(Work order)
The response must contain every line below in which "void" appears.

(Data)
--*--

## Files before the change

paint_with_words_sd_b200/csrc/pww_abi.cu:

```cuda
#include <stdio.h>
#include <string.h>

#include "pww_common.cuh"
#include "xattn_tc.cuh"
#include "xattn_fused2.cuh"
#include "attn_tc.cuh"
#include "unet_ops.cuh"
#include "sampler_step.cuh"
#include "control_inject.cuh"
#include "control_combine.cuh"
#include <stdlib.h>
#include <algorithm>
#include <type_traits>

namespace {

thread_local char g_last_cuda_error[640] = "";

int cuda_fail(cudaError_t e);

bool aligned16(const void* p) { return (reinterpret_cast<uintptr_t>(p) & 15u) == 0; }

bool supported_head_dim(int D) { return D == 40 || D == 64 || D == 80 || D == 160; }

int check_common(const void* q, const void* k, int B, int H, int N, int T, int D, int64_t q_bs, int64_t q_rs,
                 int64_t k_bs, int64_t k_rs) {
  if (!q || !k || B <= 0 || H <= 0 || N <= 0 || T <= 0 || D <= 0) return PWW_ERR_BAD_ARG;
  if (!aligned16(q) || !aligned16(k)) return PWW_ERR_BAD_ARG;
  if ((q_bs | q_rs | k_bs | k_rs) & 7) return PWW_ERR_BAD_ARG;
  if (q_rs < (int64_t)H * D || k_rs < (int64_t)H * D) return PWW_ERR_BAD_ARG;
  if (!supported_head_dim(D) || !pww::core::supported_keys(T)) return PWW_ERR_UNSUPPORTED;
  return PWW_OK;
}

template <int D_, int KC_>
struct Shape {
  static constexpr int D = D_, KC = KC_;
};
template <int D, typename F>
cudaError_t with_chunks(int T, F&& f) {
  switch (pww::core::chunks_of(T)) {
    case 1: return f(Shape<D, 1>{});
    case 2: return f(Shape<D, 2>{});
    case 3: return f(Shape<D, 3>{});
  }
  return cudaErrorInvalidValue;
}
template <typename F>
cudaError_t with_shape(int D, int T, F&& f) {
  switch (D) {
    case 40: return with_chunks<40>(T, f);
    case 64: return with_chunks<64>(T, f);
    case 80: return with_chunks<80>(T, f);
    case 160: return with_chunks<160>(T, f);
  }
  return cudaErrorInvalidValue;
}

template <int lo, int hi, typename F>
void with_int(int v, F&& f) {
  if constexpr (lo < hi)
    if (v != lo) return with_int<lo + 1, hi>(v, f);
  f(std::integral_constant<int, lo>{});
}

size_t align_up(size_t x, size_t a) { return (x + a - 1) / a * a; }

constexpr int kStatSlotsPerImage = 2048;

int cuda_fail(cudaError_t e) {
  snprintf(g_last_cuda_error, sizeof(g_last_cuda_error), "%s: %s ", cudaGetErrorName(e), cudaGetErrorString(e));
  return PWW_ERR_CUDA;
}

template <typename E>
pww::XattnParams<E> xattn_params(const void* q, const void* k, const void* v, void* out, int B, int H, int N, int T, int D,
                                 int64_t q_bs, int64_t q_rs, int64_t k_bs, int64_t k_rs, int64_t o_bs, int64_t o_rs) {
  pww::XattnParams<E> p;
  memset(&p, 0, sizeof(p));
  p.q = (const E*)q; p.k = (const E*)k; p.v = (const E*)v; p.out = (E*)out;
  p.B = B; p.H = H; p.N = N; p.T = T; p.D = D;
  p.q_bs = q_bs; p.q_rs = q_rs; p.k_bs = k_bs; p.k_rs = k_rs; p.o_bs = o_bs; p.o_rs = o_rs;
  return p;
}

template <typename E>
pww::XattnParams<E> images(const pww::XattnParams<E>& p, int b0, int n) {
  pww::XattnParams<E> c = p;
  c.B = n;
  c.q += (int64_t)b0 * p.q_bs;
  c.k += (int64_t)b0 * p.k_bs;
  if (c.v) c.v += (int64_t)b0 * p.k_bs;
  if (c.out) c.out += (int64_t)b0 * p.o_bs;
  if (c.wmap_index) c.wmap_index += b0;
  if (c.stat_kind) c.stat_kind += b0;
  if (c.stats) c.stats += b0;
  if (c.stats_out) c.stats_out += b0;
  if (c.g_sigma) c.g_sigma += (int64_t)b0 * p.g_stride;
  return c;
}

}

extern "C" {

int pww_version(void) { return 300; }

const char* pww_status_str(int status) {
  switch (status) {
    case PWW_OK: return "ok";
    case PWW_ERR_BAD_ARG: return "bad argument (null/misaligned pointer, non-positive size or stride not a multiple of 8)";
    case PWW_ERR_UNSUPPORTED: return "unsupported shape or dtype (head dim must be 40/64/80/160, T <= 80, 154 or 231)";
    case PWW_ERR_CUDA: return "CUDA error (see pww_last_cuda_error)";
    case PWW_ERR_WORKSPACE: return "workspace too small (see pww_xattn_workspace_bytes)";
    default: return "unknown status";
  }
}
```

--*--

(Answer box)
bool aligned16(const void* p) { return (reinterpret_cast<uintptr_t>(p) & 15u) == 0; }
int check_common(const void* q, const void* k, int B, int H, int N, int T, int D, int64_t q_bs, int64_t q_rs,
void with_int(int v, F&& f) {
pww::XattnParams<E> xattn_params(const void* q, const void* k, const void* v, void* out, int B, int H, int N, int T, int D,
int pww_version(void) { return 300; }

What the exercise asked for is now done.